Analysts on average see Spain-based Inditex’ sales at 7.02 billion euros ($8.27 billion) in the three months through July, its fiscal second quarter, according to Refinitiv SmartEstimates, up 48% from a year earlier and 2% higher than in the same period of 2019. “A solid quarter is anticipated,” analysts at JP Morgan, with an “overweight” rating on Inditex’ shares, said in a note.
“This should be supported by lower store closures and an overall slightly improved backdrop: the Spanish clothing market noticeably improved in June, although (it) looks to have taken a step down again in July; elsewhere in Europe data shows that France improved markedly; and (a) still strong U.S.,” they said. Inditex’ sales in May and early June were twice as high as a year earlier as shoppers splashed out on post-lockdown shopping sprees. Net profit at the Spanish group is seen at 872 million euros, up 307% and up 7%, respectively. Analysts at Alantra Equities said in a note that the lifting of travel restrictions, the unwinding of remote working and the return of social events should all boost demand for fashion apparel. Still, challenges remain. Sales at British low-cost fashion retailer Primark, which does not have an online presence, fell short of management expectations in its latest quarter, its figures showed on Monday.

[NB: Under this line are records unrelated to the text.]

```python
SIGNATURES = {
    "tdvc_abi_version": (_i, []),
    "tdvc_conv_chan_sum_rows": (_i, [C.POINTER(ConvDesc)]),
    "tdvc_conv_select": (C.c_char_p, [C.POINTER(ConvDesc)]),
    "tdvc_last_error": (C.c_char_p, []),
    "tdvc_last_conv_kernel": (C.c_char_p, []),
    "tdvc_prepare_device": (_i, []),
    "tdvc_set_predicate": (_i, [_P]),
    "tdvc_last_launch_predicated": (_i, []),
    "tdvc_frame_changed": (_i, [_FM, _FM, _P, _P]),
    "tdvc_conv_plan": (_i, [_i, _i, _i, _i]),
    "tdvc_conv_packed_bytes": (_i64, [_i, _i, _i, _i]),
    "tdvc_pack_conv_weights": (_i, [_P, _i, _i, _i, _i, _i, _i, _P, _P, _i, _P]),
    "tdvc_conv2d": (_i, [C.POINTER(ConvDesc), _P]),
    "tdvc_conv2d_f32": (_i, [C.POINTER(ConvDesc), _P]),
    "tdvc_pack_conv_weights_indexed": (_i, [_P] * 7 + [_i] * 4 + [_P, _P]),
    "tdvc_pack_conv_weights_indexed_f32": (_i, [_P] * 7 + [_i] * 4 + [_P, _P]),
    "tdvc_pack_job_blocks": (_i64, [_i, _i, _i, _i]),
    "tdvc_pack_conv_weights_batch": (_i, [_P, _P, _i, _i, _P]),
    "tdvc_act_backward": (_i, [_FM, _FM, _FM, _i, _f, _FM, _P]),
    "tdvc_pixel_unshuffle": (_i, [_FM, _FM, _P]),
    "tdvc_bias_grad_work_floats": (_i64, [_i, _i]),
    "tdvc_bias_grad": (_i, [_FM, _i, _P, _f, _P, _P, _i64, _P]),
    "tdvc_copy_cast": (_i, [_FM, _FM, _P]),
    "tdvc_clamp01_backward": (_i, [_FM, _FM, _P]),
    "tdvc_gate_backward_work_floats": (_i64, [_i, _i]),
    "tdvc_gate_backward": (_i, [_FM, _FM, _P, _FM, _P, _P, _i64, _P]),
    "tdvc_se_gate_backward": (_i, [_P, _i, _f, _i, _i, _i] + [_P] * 6 + [_f] + [_P] * 6),
    "tdvc_bcast_channel_add": (_i, [_FM, _P, _f, _P]),
    "tdvc_add_flow_backward": (_i, [_FM, _FM, _P]),
    "tdvc_bcast_add_act_backward": (_i, [_FM, _FM, _FM, _f, _P]),
    "tdvc_upsample2x_backward": (_i, [_FM, _FM, _P]),
    "tdvc_resize_bilinear_backward": (_i, [_FM, _FM, _P, _P]),
    "tdvc_spynet_level_input_backward": (_i, [_FM, _FM, _FM, _FM, _FM, _P]),
    "tdvc_sigmoid_f32": (_i, [_P, _P, _i64, _P]),
    "tdvc_sigmoid_backward_f32": (_i, [_P, _P, _i64, _P]),
    "tdvc_axpy_f32": (_i, [_P, _P, _f, _i64, _P]),
    "tdvc_match_gather_backward": (_i, [_FM, _FM, _P, _i, _i, _i, _FM, _FM, _FM, _P]),
    "tdvc_eb_backward": (_i, [_FM, _P, _FM, _f, _FM, _P, _P]),
    "tdvc_eb_pack": (_i, [_P, _P, _P, _i, _P]),
    "tdvc_eb_param_chain": (_i, [_P, _P, _P, _f, _i, _P]),
    "tdvc_eb_aux": (_i, [_P, _P, _f, _P, _P, _i, _P]),
    "tdvc_gc_backward": (_i, [_FM, _FM, _FM, _f, _FM, _FM, _P]),
    "tdvc_dcn_columns": (_i, [_FM, _FM, _i, _FM, _P]),
    "tdvc_ar_decode_serial": (_i, [_P, _i64, _P, _i, _P, _P, _FM, _FM, _FM, _FM, _P, _i, _FM, _P, _i, _i, _i, _P, _i, _P, _P, _P]),
    "tdvc_ar_wavefront": (_i, [_P, _i64, _P, _i, _P, _P, _FM, _FM, _FM, _FM, _FM, _P, _i, _FM, _P, _P, _i, _i, _i, _P, _i, _P, _P, _P]),
    "tdvc_ar_lanes_state_bytes": (_i64, [_i]),
    "tdvc_ar_lanes_init": (_i, [_P, _i64, _i, _P, _P]),
    "tdvc_ar_decode_lanes_step": (_i, [_FM, _P, _i, _P, _i, _P, _i64, _i, _P, C.c_int32, _P, _P, _P, C.c_int32, _P, _FM, _P, _P, _i64, _P]),
    "tdvc_ar_wavefront_lanes": (_i, [_P, _i64, _P, _i64, _P, _P, C.c_int32, _P, _P, _P, C.c_int32, _FM, _FM, _FM, _FM, _P, _i, _FM, _P, _P, _i, _i, _i,
                                     _P, _i, _P, _P, _P]),
    "tdvc_ssim_level_work_floats": (_i64, [_i] * 5),
    "tdvc_ssim_level": (_i, [_P, _P, _i, _i, _i, _i, _P, _i, _f, _f, _P, _P, _P, _i64, _P]),
    "tdvc_avgpool2_pad_f32": (_i, [_P, _i64, _i, _i, _P, _P]),
    "tdvc_ssim_level_backward": (_i, [_P, _P, _i, _i, _i, _i, _P, _i, _f, _f, _P, _P, _f, _P, _P, _P]),
    "tdvc_msssim_level_grads": (_i, [_P, _P, _P, _i, _i, _P, _P, _P, _P, _P]),
    "tdvc_dcn_col2im_work_floats": (_i64, [_i, _i, _i, _i]),
    "tdvc_dcn_col2im": (_i, [_FM, _FM, _FM, _i, _P, _FM, _P, _i64, _P]),
    "tdvc_dcn_col2im_det": (_i, [_FM, _FM, _FM, _i, _P, _FM, _P, _i64, _P, _P, _P, _i, _P]),
    "tdvc_dcn_far_apply": (_i, [_P, _P, _P, _i, _P, _P]),
    "tdvc_conv_wgrad_work_floats": (_i64, [_i] * 6),
    "tdvc_conv_wgrad": (_i, [_FM, _FM] + [_i] * 6 + [_P] * 5 + [_i, _f, _P, _P, _i64, _P]),
    "tdvc_conv_wgrad_bias": (_i, [_FM, _FM] + [_i] * 6 + [_P] * 5 + [_i, _f, _P, _P, _P, _P, _i64, _P]),
    "tdvc_conv_wgrad_partials": (_i, [_FM, _FM] + [_i] * 6 + [_P] * 5 + [_i, _f, _P, _P, _P, _P, _i64, C.POINTER(WgradReduceJob), _P]),
    "tdvc_wgrad_reduce_batch": (_i, [_P, _P, _i, _i, _P]),
    "tdvc_gdn_backward": (_i, [_FM, _FM, _FM, _i, _FM, _FM, _P]),
    "tdvc_mul2_accumulate": (_i, [_FM, _FM, _FM, _P]),
    "tdvc_dcn_fused": (_i, [C.POINTER(DcnDesc), _P]),
    "tdvc_conv_pair_packed_bytes": (_i64, []),
    "tdvc_pack_conv_pair_weights": (_i, [_P, _P, _P]),
    "tdvc_conv_pair_supported": (_i, [C.POINTER(ConvPairDesc)]),
    "tdvc_conv_pair": (_i, [C.POINTER(ConvPairDesc), _P]),
    "tdvc_dcn_v2_forward_f32": (_i, [_P] * 6 + [_i] * 14 + [_P]),
    "tdvc_dcn_v2_backward_f32": (_i, [_P] * 12 + [_i] * 14 + [_P]),
    "tdvc_nchw_to_fmap": (_i, [_P, _i, _FM, _P]),
    "tdvc_fmap_to_nchw": (_i, [_FM, _i, _P, _P]),
    "tdvc_scale_act_res": (_i, [_FM, _P, _i, _f, _FM, _f, _FM, _FM, _P]),
    "tdvc_add_flow": (_i, [_FM, _FM, _P]),
    "tdvc_bcast_add_act": (_i, [_FM, _FM, _i, _f, _P]),
    "tdvc_channel_sum": (_i, [_FM, _P, _i, _P]),
    "tdvc_se_gate": (_i, [_P, _i, _f, _i, _i, _i, _P, _P, _P, _P, _P, _P]),
    "tdvc_upsample2x": (_i, [_FM, _FM, _P]),
    "tdvc_avgpool2": (_i, [_FM, _FM, _P]),
    "tdvc_spynet_level_input": (_i, [_FM, _FM, _FM, _FM, _FM, _P]),
    "tdvc_resize_bilinear": (_i, [_FM, _FM, _P, _P]),
    "tdvc_avgpool_k_work_floats": (_i64, [_i, _i, _i, _i, _i]),
    "tdvc_avgpool_k": (_i, [_FM, _i, _P, _i, _i, _P, _i64, _P]),
    "tdvc_patch_match": (_i, [_P, _P, _i, _i, _i, _i, _P, _P]),
    "tdvc_match_gather": (_i, [_FM, _FM, _P, _i, _i, _i, _FM, _P]),
    "tdvc_eb_forward": (_i, [_FM, _P, _FM, _FM, _P, _P, _i, _P]),
    "tdvc_gc_forward": (_i, [_FM, _FM, _FM, _P, _P, _i, _P]),
    "tdvc_quantize": (_i, [_FM, _FM, _FM, _P]),
    "tdvc_rans_encode": (_i64, [_P, _P, _i64, _P, C.c_int32, _P, _P, _P, _i64]),
    "tdvc_rans_decode": (_i, [_P, _i64, _P, _i64, _P, C.c_int32, _P, _P, _P]),
    "tdvc_rans_encode_lanes": (_i64, [_P, _P, _i64, _i, _i, _P, C.c_int32, _P, _P, _P, _i64]),
    "tdvc_rans_decode_lanes": (_i, [_P, _i64, _P, _i64, _i, _P, C.c_int32, _P, _P, _P]),
    "tdvc_rans_decoder_create": (_P, [_P, _i64]),
    "tdvc_rans_decoder_decode": (_i, [_P, _P, _i64, _P, C.c_int32, _P, _P, _P]),
    "tdvc_rans_decoder_destroy": (None, [_P]),
    "tdvc_pmf_to_quantized_cdf": (_i, [_P, _i, _i, _P]),
    "tdvc_ar_gather": (_i, [_FM, _FM, _P, _i, _FM, _FM, _P]),
    "tdvc_ar_quantize": (_i, [_FM, _FM, _P, _i, _P, _i, _P, _FM, _P, _P, _P]),
    "tdvc_ar_indexes": (_i, [_FM, _P, _i, _P, _i, _i, _i, _P, _P]),
    "tdvc_round_symbols": (_i, [_FM, _P, _P, _P]),
}

_lib = None


class TdvcHipError(RuntimeError):
    pass


def lib():
    global _lib
    if _lib is None:
        if not os.path.exists(LIB_PATH):
            raise TdvcHipError(
                f"{LIB_PATH} is missing: build it with `python -c 'import __graft_entry__ as g; g.build()'` "
                "(hipcc --offload-arch=gfx950).  tdvc_amd has no CPU fallback.")
        l = C.CDLL(LIB_PATH)
        for name, (res, args) in SIGNATURES.items():
            fn = getattr(l, name)
            fn.restype = res
            fn.argtypes = args
        _lib = l
    return _lib


def check(rc: int, what: str = ""):
    if rc != 0:
        msg = lib().tdvc_last_error().decode("utf-8", "replace")
        raise TdvcHipError(f"{what}: rc={rc}: {msg}")
```

### tdvc_amd/csrc/common.h

```cpp
#pragma once
#include <hip/hip_runtime.h>
#include <stdint.h>
#include <stdio.h>
#include <string.h>

#include "../../include/tdvc_hip.h"

typedef _Float16 half_t;
typedef _Float16 half8 __attribute__((ext_vector_type(8)));
typedef _Float16 half4 __attribute__((ext_vector_type(4)));
typedef _Float16 half2v __attribute__((ext_vector_type(2)));
typedef float f32x16 __attribute__((ext_vector_type(16)));
typedef float f32x4 __attribute__((ext_vector_type(4)));

void tdvc_set_error(const char* fmt, ...);
int tdvc_scratch_pages(const void** zeros, void** dump);

const int* tdvc_launch_predicate();
void tdvc_note_launch();
#define TDVC_PREDICATE_RETURN(pred)                       \
  do {                                                    \
    if ((pred) != nullptr && *(pred) == 0) return;        \
  } while (0)

#define TDVC_CHECK(cond, ...)            \
  do {                                   \
    if (!(cond)) {                       \
      tdvc_set_error(__VA_ARGS__);       \
      return TDVC_EINVAL;                \
    }                                    \
  } while (0)

static inline int tdvc_launch_status(const char* what) {
  tdvc_note_launch();
  hipError_t e = hipGetLastError();
  if (e != hipSuccess) {
    tdvc_set_error("%s: launch failed: %s", what, hipGetErrorString(e));
    return (int)e;
  }
  return TDVC_OK;
}

static inline bool aligned16(const void* p) { return (((uintptr_t)p) & 15) == 0; }
struct TdvcPerDeviceFlag {
  bool done[64] = {};
  bool& flag() {
    int dev = 0;
    if (hipGetDevice(&dev) != hipSuccess || dev < 0 || dev >= 64) dev = 0;
    return done[dev];
  }
};

struct FMap {
  void* p;
  int N, H, W, C;
  long sn;
  int sp;
  int f32;
};
static inline FMap to_dev(const tdvc_fmap& f) {
  FMap m;
  m.p = f.p; m.N = f.N; m.H = f.H; m.W = f.W; m.C = f.C; m.sn = f.sn; m.sp = f.sp;
  m.f32 = (f.dtype == TDVC_F32);
  return m;
}
static inline FMap null_fmap() {
  FMap m; memset(&m, 0, sizeof(m)); return m;
}

static inline bool fmap_ok16(const tdvc_fmap& f) {
  return f.p && f.dtype == TDVC_F16 && (f.C % 8) == 0 && (f.sp % 8) == 0 && (f.sn % 8) == 0 && aligned16(f.p) &&
         f.sp >= f.C && f.N > 0 && f.H > 0 && f.W > 0;
}
static inline bool fmap_ok32(const tdvc_fmap& f) {
  return f.p && f.dtype == TDVC_F32 && f.sp >= f.C && f.N > 0 && f.H > 0 && f.W > 0 && (((uintptr_t)f.p) & 3) == 0;
}

__device__ __forceinline__ int tdvc_xcd_tile(int b) {
  const int gx = (int)gridDim.x;
  const bool planar = gridDim.y * gridDim.z == 1;
  if ((gx & 7) != 0 && !planar) return b;
  const int q = gx >> 3, r = gx & 7, c = b & 7;
  return c * q + min(c, r) + (b >> 3);
}

__device__ __forceinline__ float act_apply(float v, int act, float slope) {
  switch (act) {
    case TDVC_ACT_RELU: return v > 0.f ? v : 0.f;
    case TDVC_ACT_LRELU: return v > 0.f ? v : v * slope;
    case TDVC_ACT_CLAMP01: return fminf(fmaxf(v, 0.f), 1.f);
    case TDVC_ACT_SIGMOID: return 1.f / (1.f + __expf(-v));
    default: return v;
  }
}
```

### tdvc_amd/csrc/conv_c8.hip

```cpp
#include "conv_common.h"

using convk::ConvParams;

namespace {

constexpr int NW_C8 = 4, NTHR_C8 = 256;
constexpr int EW_C8 = 32 * 144;
constexpr int LDS_C8 = 256 + NW_C8 * EW_C8;

__global__ __launch_bounds__(NTHR_C8, 4) void conv_c8_kernel(const ConvParams p, int tiles_x, int total_tiles) {
  TDVC_PREDICATE_RETURN(p.pred);
  extern __shared__ __attribute__((aligned(16))) unsigned char smem[];
  float* bias_s = reinterpret_cast<float*>(smem);
  const int tid = threadIdx.x, lane = tid & 63;
  const int wave = __builtin_amdgcn_readfirstlane(tid >> 6);
  const int hh = lane >> 5, r = lane & 31;
  if (tid < 64) bias_s[tid] = p.bias[tid];
  unsigned char* ew = smem + 256 + wave * EW_C8;

  half8 wa[2][5];
#pragma unroll
  for (int mt = 0; mt < 2; ++mt)
#pragma unroll
    for (int s = 0; s < 5; ++s) wa[mt][s] = *reinterpret_cast<const half8*>(p.w + (((long)mt * 5 + s) * 64 + lane) * 8);

  int tdy[5], tdx[5];
#pragma unroll
  for (int s = 0; s < 5; ++s) {
    const int t = min(2 * s + hh, 8);
    tdy[s] = t / 3 - 1;
    tdx[s] = t % 3 - 1;
  }
  __syncthreads();

  const int nwaves = (int)gridDim.x * NW_C8;
  const int w0 = (int)blockIdx.x * NW_C8 + wave;
  const int per_img = tiles_x * p.Ho;
  const half8 zero8 = {0, 0, 0, 0, 0, 0, 0, 0};

  auto load_b = [&](int tile, half8 (&b)[5]) {
    const int n = tile / per_img, rem = tile - n * per_img;
    const int oy = rem / tiles_x, ox0 = (rem - oy * tiles_x) * 32;
    const half_t* xn = p.x + (long)n * p.x_sn;
#pragma unroll
    for (int s = 0; s < 5; ++s) {
      const int iy = oy + tdy[s], ix = ox0 + r + tdx[s];
      const bool ok = iy >= 0 && iy < p.H && ix >= 0 && ix < p.W;
      const half_t* src = xn + ((long)(ok ? iy : 0) * p.W + (ok ? ix : 0)) * p.x_sp;
      const half8 v = *reinterpret_cast<const half8*>(src);
      b[s] = ok ? v : zero8;
    }
  };

  half8 bcur[5], bnext[5];
  int tile = w0;
  if (tile < total_tiles) load_b(tile, bnext);
  for (; tile < total_tiles; tile += nwaves) {
#pragma unroll
    for (int s = 0; s < 5; ++s) bcur[s] = bnext[s];
    if (tile + nwaves < total_tiles) load_b(tile + nwaves, bnext);
    f32x16 acc[2][1];
#pragma unroll
    for (int mt = 0; mt < 2; ++mt)
#pragma unroll
      for (int i = 0; i < 16; ++i) acc[mt][0][i] = 0.f;
#pragma unroll
    for (int s = 0; s < 5; ++s)
#pragma unroll
      for (int mt = 0; mt < 2; ++mt) acc[mt][0] = __builtin_amdgcn_mfma_f32_32x32x16_f16(wa[mt][s], bcur[s], acc[mt][0], 0, 0, 0);
    const int n = tile / per_img, rem = tile - n * per_img;
    const int oy = rem / tiles_x, ox0 = (rem - oy * tiles_x) * 32;
    {
      constexpr int EPS = 144;
      const int chunk = lane & 7, prow = lane >> 3;
      const bool ch_ok = chunk * 8 < p.y.C;
      const half_t sl = (half_t)p.slope;
      const half2v sl2 = {sl, sl};
#pragma unroll
      for (int mt = 0; mt < 2; ++mt)
#pragma unroll
        for (int g = 0; g < 4; ++g) {
          const f32x4 b4 = *reinterpret_cast<const f32x4*>(bias_s + mt * 32 + 8 * g + 4 * hh);
          half2v lo = {(half_t)(acc[mt][0][4 * g + 0] + b4[0]), (half_t)(acc[mt][0][4 * g + 1] + b4[1])};
          half2v hi = {(half_t)(acc[mt][0][4 * g + 2] + b4[2]), (half_t)(acc[mt][0][4 * g + 3] + b4[3])};
          lo = __builtin_elementwise_max(lo, lo * sl2);
          hi = __builtin_elementwise_max(hi, hi * sl2);
          const half4 o = {lo[0], lo[1], hi[0], hi[1]};
          *reinterpret_cast<half4*>(ew + r * EPS + (mt * 32 + 8 * g + 4 * hh) * 2) = o;
        }
      half_t* yb = reinterpret_cast<half_t*>(p.y.p) + (long)n * p.y.sn + ((long)oy * p.Wo + ox0) * p.y.sp + chunk * 8;
#pragma unroll
      for (int k = 0; k < 4; ++k) {
        const int px = k * 8 + prow;
        const half8 v = *reinterpret_cast<const half8*>(ew + px * EPS + chunk * 16);
        if (ch_ok && ox0 + px < p.Wo) *reinterpret_cast<half8*>(yb + (long)px * p.y.sp) = v;
      }
    }
  }
}

}

bool conv_c8_eligible(const tdvc_conv_desc* d, const ConvParams& p, int Ho, int Wo) {
  return convk::taps_dense(d, 3, 3, 1) && d->ck == 8 && d->stride == 1 && d->cout == 64 && d->x.C == 8 && !d->s2d && !d->square_input &&
         (long)Ho * Wo >= convk::LARGE_MAP_PIXELS &&
         convk::conv_is_lean(p) && !p.res.p && !p.res2.p && p.y.C >= 64 && (long)d->x.N * Ho * ((Wo + 31) / 32) < (1L << 30);
}

int launch_conv_c8(const ConvParams& p, int N, hipStream_t st) {
  ConvParams q = p;
  q.slope = convk::conv_simple_slope(p);
  q.pred = tdvc_launch_predicate();
  const int tiles_x = (p.Wo + 31) / 32;
  const long total = (long)N * p.Ho * tiles_x;
  int grid = (int)((total + NW_C8 - 1) / NW_C8);
  if (grid > 256 * 4) grid = 256 * 4;
  hipLaunchKernelGGL(conv_c8_kernel, dim3(grid), dim3(NTHR_C8), LDS_C8, st, q, tiles_x, (int)total);
  return tdvc_launch_status("tdvc_conv2d(c8)");
}
```

### tdvc_amd/csrc/conv_common.h

```cpp
#pragma once
#include "common.h"

namespace convk {

struct ConvParams {
  const half_t* x; long x_sn; int x_sp; int H, W, Cin;
  const half_t* w; const float* bias;
  FMap y; int Ho, Wo; int cout;
  FMap aux; FMap res; FMap res2;
  int ntaps, kh, kw, pad;
  int in_stride;
  int nchunks, steps;
  int square, gdn, act; float slope; int round16, out_mode;
  int tiles_x;
  int simple;
  int s2d, Corig;
  int reverse;
  int bcast_T; float bcast_slope;
  float* csum;
  int8_t tap_dy[TDVC_MAX_TAPS], tap_dx[TDVC_MAX_TAPS];
  const int* pred;
};

enum ConvSwitch { SW_NONE = -1, SW_V2, SW_V3, SW_V5, SW_V7, SW_V9, SW_V10, SW_V11, SW_ROW, SW_C8, SW_N16, SW_GDN128, SW_COUNT };
// ... 137 lines not shown
  if (p.gdn ? p.act != TDVC_ACT_NONE : !(p.act == TDVC_ACT_NONE || p.act == TDVC_ACT_RELU || p.act == TDVC_ACT_LRELU)) return false;
  if (p.act == TDVC_ACT_LRELU && !(p.slope >= 0.f && p.slope <= 1.f)) return false;
  if (p.res.p && (p.res.f32 || p.res.C < p.y.C)) return false;
  if (p.res2.p && p.res2.C < p.y.C) return false;
  if (shuf && (((p.cout >> 2) % 64) != 0 || p.gdn)) return false;
  if (p.gdn && (p.aux.C < p.y.C || shuf)) return false;
  return true;
}
inline float conv_simple_slope(const ConvParams& p) {
  return p.act == TDVC_ACT_NONE ? 1.f : (p.act == TDVC_ACT_RELU ? 0.f : p.slope);
}

struct PackedRow { half4 v[8]; };

template <int NTX, bool BIAS_IN_ACC = false>
__device__ __forceinline__ void epilogue_pack(const ConvParams& p, f32x16 (&acc)[2][NTX], const float* bias64, int lane,
                                              PackedRow (&out)[NTX], bool zero_acc) {
  const int hh = lane >> 5;
#pragma unroll
  for (int nt = 0; nt < NTX; ++nt)
#pragma unroll
    for (int mt = 0; mt < 2; ++mt)
#pragma unroll
      for (int g = 0; g < 4; ++g) {
        const int cl = mt * 32 + 8 * g + 4 * hh;
        f32x4 b4 = {0.f, 0.f, 0.f, 0.f};
        if constexpr (!BIAS_IN_ACC) b4 = *reinterpret_cast<const f32x4*>(bias64 + cl);
        half4 o;
#pragma unroll
        for (int i = 0; i < 4; ++i) {
          float v = acc[mt][nt][4 * g + i];
          if constexpr (!BIAS_IN_ACC) {
            v += b4[i];
            if (zero_acc) acc[mt][nt][4 * g + i] = 0.f;
          }
          v = __builtin_fmaxf(v, v * p.slope);
          o[i] = (half_t)v;
        }
        out[nt].v[mt * 4 + g] = o;
      }
}
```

Swedish H&M’s sales for the June-August period, its fiscal third quarter, are seen up 14% year-on-year but down 9% from 2019, according to Refinitiv SmartEstimates. Its sales statement on Wednesday comes ahead of a full-year earnings report on Sept. 30.
Industries around the world are being affected by a shortage of shipping containers and other global supply chain bottlenecks that have led to delays and soaring transport costs, but H&M and Inditex appear at little risk of empty shelves currently.
“Neither will be immune from it, but for the rest of this year currency (a weaker U.S. dollar) should more than offset the impact from rising raw material and shipping costs on margins, while both companies are strong at securing an adequate supply of inventory,” RBC’s Chamberlain said.
H&M’s sales were hit in China where in March it was wiped off Tmall and domestic phonemakers’ app stores after it in 2019 expressed concerns about alleged human rights abuses in the Xinjiang region.